● Work item:
Please write every entry out again, exactly as it reads below.

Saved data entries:
[Start of section]
template <int KJ, int STG, bool PF = false, bool ONE = false>
__global__ __launch_bounds__(ATT_THREADS, KJ == 2 ? 2 : 1) void attn_bwd_dkv_kernel(AttnArgs a, int nkb) {
  constexpr int IMG = ATT_KT * ATT_D;
  constexpr int NIMG = ONE ? 2 : 4;
  constexpr int PIECES = 2 * NIMG;
  extern __shared__ __attribute__((aligned(16))) bf16_t att_dyn[];
  bf16_t* const sbase = att_dyn;
  float* const sLD = reinterpret_cast<float*>(att_dyn + STG * NIMG * IMG);
  const int tid = threadIdx.x, lane = tid & 63;
  const int wave = __builtin_amdgcn_readfirstlane(tid >> 6);
  const int g = lane >> 4, c = lane & 15;
  const int bid = xcd_remap(blockIdx.x, gridDim.x);
  const int per_bh = nkb * a.q_split;
  const int bh = bid / per_bh, rem = bid - bh * per_bh;
  const int split = rem / nkb, kb = rem - split * nkb;
  const int h = bh % a.H, b = bh / a.H;
  const int k0 = kb * (64 * KJ) + wave * (16 * KJ);

  const bf16_t* Q = a.q + b * a.sq_b + h * ATT_D;
  const bf16_t* K = a.k + b * a.sk_b + h * ATT_D;
  const bf16_t* V = a.v + b * a.sv_b + h * ATT_D;
  const bf16_t* DO = a.dO + b * a.sdo_b + h * ATT_D;
  const float* LSE = a.lse2 + ((long)b * a.H + h) * a.Sq;
  const float* DEL = a.delta + ((long)b * a.H + h) * a.Sq;
  const float c2 = a.scale_log2;

  const int nqt = (a.Sq + ATT_KT - 1) / ATT_KT;
  const int per = (nqt + a.q_split - 1) / a.q_split;
  const int qa = split * per, qb = min(nqt, qa + per);
  const int n = qb > qa ? qb - qa : 0;

  const int prow = lane >> 3, pch = lane & 7;
  const int lcR = pch ^ prow;
  const int lcT = pch ^ (2 * ((prow >> 1) & 3));
  const __amdgpu_buffer_rsrc_t rQ =
      __builtin_amdgcn_make_buffer_rsrc((void*)Q, (short)0, (int)(((long)(a.Sq - 1) * a.ldq + ATT_D) * 2), 0x00020000);
  const __amdgpu_buffer_rsrc_t rO =
      __builtin_amdgcn_make_buffer_rsrc((void*)DO, (short)0, (int)(((long)(a.Sq - 1) * a.lddo + ATT_D) * 2), 0x00020000);
  const __amdgpu_buffer_rsrc_t rL =
      __builtin_amdgcn_make_buffer_rsrc((void*)(wave == 0 ? LSE : DEL), (short)0, a.Sq * 4, 0x00020000);
  unsigned qro[2], qto[2], oro[2], oto[2];
#pragma unroll
  for (int pw = 0; pw < 2; ++pw) {
    const int row = (wave * 2 + pw) * 8 + prow;
    qro[pw] = (unsigned)(row * (int)a.ldq + lcR * 8) * 2u;
    qto[pw] = (unsigned)(row * (int)a.ldq + lcT * 8) * 2u;
    oro[pw] = (unsigned)(row * (int)a.lddo + lcR * 8) * 2u;
    oto[pw] = (unsigned)(row * (int)a.lddo + lcT * 8) * 2u;
  }
  const int qstep = ATT_KT * (int)a.ldq * 2, ostep = ATT_KT * (int)a.lddo * 2;
  auto issue = [&](int qt, int buf) {
    bf16_t* img = sbase + buf * NIMG * IMG;
    if (wave < 2)
      __builtin_amdgcn_raw_ptr_buffer_load_lds(rL, (att_lds_void*)(sLD + (buf * 2 + wave) * 64), 4, lane * 4,
                                               qt * ATT_KT * 4, 0, 0);
#pragma unroll
    for (int pw = 0; pw < 2; ++pw) {
      const int piece = wave * 2 + pw;
      if constexpr (ONE) {
        __builtin_amdgcn_raw_ptr_buffer_load_lds(rQ, (att_lds_void*)(img + piece * 8 * ATT_D), 16, qto[pw], qt * qstep,
                                                 0, 0);
        __builtin_amdgcn_raw_ptr_buffer_load_lds(rO, (att_lds_void*)(img + IMG + piece * 8 * ATT_D), 16, oto[pw],
                                                 qt * ostep, 0, 0);
        continue;
      }
      __builtin_amdgcn_raw_ptr_buffer_load_lds(rQ, (att_lds_void*)(img + piece * 8 * ATT_D), 16, qro[pw], qt * qstep, 0, 0);
      __builtin_amdgcn_raw_ptr_buffer_load_lds(rQ, (att_lds_void*)(img + IMG + piece * 8 * ATT_D), 16, qto[pw], qt * qstep,
                                               0, 0);
      __builtin_amdgcn_raw_ptr_buffer_load_lds(rO, (att_lds_void*)(img + 2 * IMG + piece * 8 * ATT_D), 16, oro[pw],
                                               qt * ostep, 0, 0);
      __builtin_amdgcn_raw_ptr_buffer_load_lds(rO, (att_lds_void*)(img + 3 * IMG + piece * 8 * ATT_D), 16, oto[pw],
                                               qt * ostep, 0, 0);
    }
  };

  bf16x8 kf[KJ][2], vf[KJ][2];
#pragma unroll
  for (int kj = 0; kj < KJ; ++kj) {
    const int kr = min(k0 + kj * 16 + c, a.Sk - 1);
#pragma unroll
// ... 798 lines not shown
#pragma unroll
          for (int r = 0; r < 4; ++r) dsT[qi][kj][r] = fast_exp2(fmaf(sacc[r], a.scale_log2, -lq[qi])) * pacc[r];
        }
      }
    }
    s16x4 kr[2][8];
#pragma unroll
    for (int ks = 0; ks < 2; ++ks)
#pragma unroll
      for (int dt = 0; dt < 4; ++dt) {
        kr[ks][2 * dt] = tr_read_asm(sKt, (2 * ks) * 16 + 4 * g, dt * 16, lane);
        kr[ks][2 * dt + 1] = tr_read_asm(sKt, (2 * ks + 1) * 16 + 4 * g, dt * 16, lane);
      }
    bf16x8 pf[2][2];
#pragma unroll
    for (int ks = 0; ks < 2; ++ks)
#pragma unroll
      for (int qi = 0; qi < 2; ++qi) pf[ks][qi] = pack_p(dsT[qi][2 * ks], dsT[qi][2 * ks + 1]);
    lds_wait8(kr[0]);
    lds_wait8(kr[1]);
#pragma unroll
    for (int ks = 0; ks < 2; ++ks) {
#pragma unroll
      for (int dt = 0; dt < 4; ++dt) {
        const bf16x8 kf = cat_frag(kr[ks][2 * dt], kr[ks][2 * dt + 1]);
#pragma unroll
        for (int qi = 0; qi < 2; ++qi)
          dq[qi][dt] = mfma16x16x32(kf, pf[ks][qi], dq[qi][dt]);
      }
    }
    };
    if (kbase + ATT_KT > a.Sk) body(std::true_type{});
    else body(std::false_type{});
  };
  for (int kt = 0; kt < nkt; kt += STG) {
    tile(ic<0>{}, kt);
    if (kt + 1 < nkt) tile(ic<1>{}, kt + 1);
    if (kt + 2 < nkt) tile(ic<2>{}, kt + 2);
    if constexpr (STG > 3)
      if (kt + 3 < nkt) tile(ic<3>{}, kt + 3);
  }
  const float sc = a.scale_log2 * 0.69314718055994531f;
  bf16_t* DQ = a.dq + b * a.sdq_b + h * ATT_D;
#pragma unroll
  for (int qi = 0; qi < 2; ++qi) {
    const int qr = q0 + qi * 16 + c;
    if (qr >= a.Sq) continue;
#pragma unroll
    for (int dt = 0; dt < 4; ++dt) {
      const f32x4 v = dq[qi][dt];
      *reinterpret_cast<uint2*>(DQ + (long)qr * a.lddq + dt * 16 + 4 * g) =
          make_uint2(pack2bf(v[0] * sc, v[1] * sc), pack2bf(v[2] * sc, v[3] * sc));
    }
  }
}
[End of section]
● Solution to this task:
template <int KJ, int STG, bool PF = false, bool ONE = false>
__global__ __launch_bounds__(ATT_THREADS, KJ == 2 ? 2 : 1) void attn_bwd_dkv_kernel(AttnArgs a, int nkb) {
  constexpr int IMG = ATT_KT * ATT_D;
  constexpr int NIMG = ONE ? 2 : 4;
  constexpr int PIECES = 2 * NIMG;
  extern __shared__ __attribute__((aligned(16))) bf16_t att_dyn[];
  bf16_t* const sbase = att_dyn;
  float* const sLD = reinterpret_cast<float*>(att_dyn + STG * NIMG * IMG);
  const int tid = threadIdx.x, lane = tid & 63;
  const int wave = __builtin_amdgcn_readfirstlane(tid >> 6);
  const int g = lane >> 4, c = lane & 15;
  const int bid = xcd_remap(blockIdx.x, gridDim.x);
  const int per_bh = nkb * a.q_split;
  const int bh = bid / per_bh, rem = bid - bh * per_bh;
  const int split = rem / nkb, kb = rem - split * nkb;
  const int h = bh % a.H, b = bh / a.H;
  const int k0 = kb * (64 * KJ) + wave * (16 * KJ);

  const bf16_t* Q = a.q + b * a.sq_b + h * ATT_D;
  const bf16_t* K = a.k + b * a.sk_b + h * ATT_D;
  const bf16_t* V = a.v + b * a.sv_b + h * ATT_D;
  const bf16_t* DO = a.dO + b * a.sdo_b + h * ATT_D;
  const float* LSE = a.lse2 + ((long)b * a.H + h) * a.Sq;
  const float* DEL = a.delta + ((long)b * a.H + h) * a.Sq;
  const float c2 = a.scale_log2;

  const int nqt = (a.Sq + ATT_KT - 1) / ATT_KT;
  const int per = (nqt + a.q_split - 1) / a.q_split;
  const int qa = split * per, qb = min(nqt, qa + per);
  const int n = qb > qa ? qb - qa : 0;

  const int prow = lane >> 3, pch = lane & 7;
  const int lcR = pch ^ prow;
  const int lcT = pch ^ (2 * ((prow >> 1) & 3));
  const __amdgpu_buffer_rsrc_t rQ =
      __builtin_amdgcn_make_buffer_rsrc((void*)Q, (short)0, (int)(((long)(a.Sq - 1) * a.ldq + ATT_D) * 2), 0x00020000);
  const __amdgpu_buffer_rsrc_t rO =
      __builtin_amdgcn_make_buffer_rsrc((void*)DO, (short)0, (int)(((long)(a.Sq - 1) * a.lddo + ATT_D) * 2), 0x00020000);
  const __amdgpu_buffer_rsrc_t rL =
      __builtin_amdgcn_make_buffer_rsrc((void*)(wave == 0 ? LSE : DEL), (short)0, a.Sq * 4, 0x00020000);
  unsigned qro[2], qto[2], oro[2], oto[2];
#pragma unroll
  for (int pw = 0; pw < 2; ++pw) {
    const int row = (wave * 2 + pw) * 8 + prow;
    qro[pw] = (unsigned)(row * (int)a.ldq + lcR * 8) * 2u;
    qto[pw] = (unsigned)(row * (int)a.ldq + lcT * 8) * 2u;
    oro[pw] = (unsigned)(row * (int)a.lddo + lcR * 8) * 2u;
    oto[pw] = (unsigned)(row * (int)a.lddo + lcT * 8) * 2u;
  }
  const int qstep = ATT_KT * (int)a.ldq * 2, ostep = ATT_KT * (int)a.lddo * 2;
  auto issue = [&](int qt, int buf) {
    bf16_t* img = sbase + buf * NIMG * IMG;
    if (wave < 2)
      __builtin_amdgcn_raw_ptr_buffer_load_lds(rL, (att_lds_void*)(sLD + (buf * 2 + wave) * 64), 4, lane * 4,
                                               qt * ATT_KT * 4, 0, 0);
#pragma unroll
    for (int pw = 0; pw < 2; ++pw) {
      const int piece = wave * 2 + pw;
      if constexpr (ONE) {
        __builtin_amdgcn_raw_ptr_buffer_load_lds(rQ, (att_lds_void*)(img + piece * 8 * ATT_D), 16, qto[pw], qt * qstep,
                                                 0, 0);
        __builtin_amdgcn_raw_ptr_buffer_load_lds(rO, (att_lds_void*)(img + IMG + piece * 8 * ATT_D), 16, oto[pw],
                                                 qt * ostep, 0, 0);
        continue;
      }
      __builtin_amdgcn_raw_ptr_buffer_load_lds(rQ, (att_lds_void*)(img + piece * 8 * ATT_D), 16, qro[pw], qt * qstep, 0, 0);
      __builtin_amdgcn_raw_ptr_buffer_load_lds(rQ, (att_lds_void*)(img + IMG + piece * 8 * ATT_D), 16, qto[pw], qt * qstep,
                                               0, 0);
      __builtin_amdgcn_raw_ptr_buffer_load_lds(rO, (att_lds_void*)(img + 2 * IMG + piece * 8 * ATT_D), 16, oro[pw],
                                               qt * ostep, 0, 0);
      __builtin_amdgcn_raw_ptr_buffer_load_lds(rO, (att_lds_void*)(img + 3 * IMG + piece * 8 * ATT_D), 16, oto[pw],
                                               qt * ostep, 0, 0);
    }
  };

  bf16x8 kf[KJ][2], vf[KJ][2];
#pragma unroll
  for (int kj = 0; kj < KJ; ++kj) {
    const int kr = min(k0 + kj * 16 + c, a.Sk - 1);
#pragma unroll
// ... 798 lines not shown
#pragma unroll
          for (int r = 0; r < 4; ++r) dsT[qi][kj][r] = fast_exp2(fmaf(sacc[r], a.scale_log2, -lq[qi])) * pacc[r];
        }
      }
    }
    s16x4 kr[2][8];
#pragma unroll
    for (int ks = 0; ks < 2; ++ks)
#pragma unroll
      for (int dt = 0; dt < 4; ++dt) {
        kr[ks][2 * dt] = tr_read_asm(sKt, (2 * ks) * 16 + 4 * g, dt * 16, lane);
        kr[ks][2 * dt + 1] = tr_read_asm(sKt, (2 * ks + 1) * 16 + 4 * g, dt * 16, lane);
      }
    bf16x8 pf[2][2];
#pragma unroll
    for (int ks = 0; ks < 2; ++ks)
#pragma unroll
      for (int qi = 0; qi < 2; ++qi) pf[ks][qi] = pack_p(dsT[qi][2 * ks], dsT[qi][2 * ks + 1]);
    lds_wait8(kr[0]);
    lds_wait8(kr[1]);
#pragma unroll
    for (int ks = 0; ks < 2; ++ks) {
#pragma unroll
      for (int dt = 0; dt < 4; ++dt) {
        const bf16x8 kf = cat_frag(kr[ks][2 * dt], kr[ks][2 * dt + 1]);
#pragma unroll
        for (int qi = 0; qi < 2; ++qi)
          dq[qi][dt] = mfma16x16x32(kf, pf[ks][qi], dq[qi][dt]);
      }
    }
    };
    if (kbase + ATT_KT > a.Sk) body(std::true_type{});
    else body(std::false_type{});
  };
  for (int kt = 0; kt < nkt; kt += STG) {
    tile(ic<0>{}, kt);
    if (kt + 1 < nkt) tile(ic<1>{}, kt + 1);
    if (kt + 2 < nkt) tile(ic<2>{}, kt + 2);
    if constexpr (STG > 3)
      if (kt + 3 < nkt) tile(ic<3>{}, kt + 3);
  }
  const float sc = a.scale_log2 * 0.69314718055994531f;
  bf16_t* DQ = a.dq + b * a.sdq_b + h * ATT_D;
#pragma unroll
  for (int qi = 0; qi < 2; ++qi) {
    const int qr = q0 + qi * 16 + c;
    if (qr >= a.Sq) continue;
#pragma unroll
    for (int dt = 0; dt < 4; ++dt) {
      const f32x4 v = dq[qi][dt];
      *reinterpret_cast<uint2*>(DQ + (long)qr * a.lddq + dt * 16 + 4 * g) =
          make_uint2(pack2bf(v[0] * sc, v[1] * sc), pack2bf(v[2] * sc, v[3] * sc));
    }
  }
}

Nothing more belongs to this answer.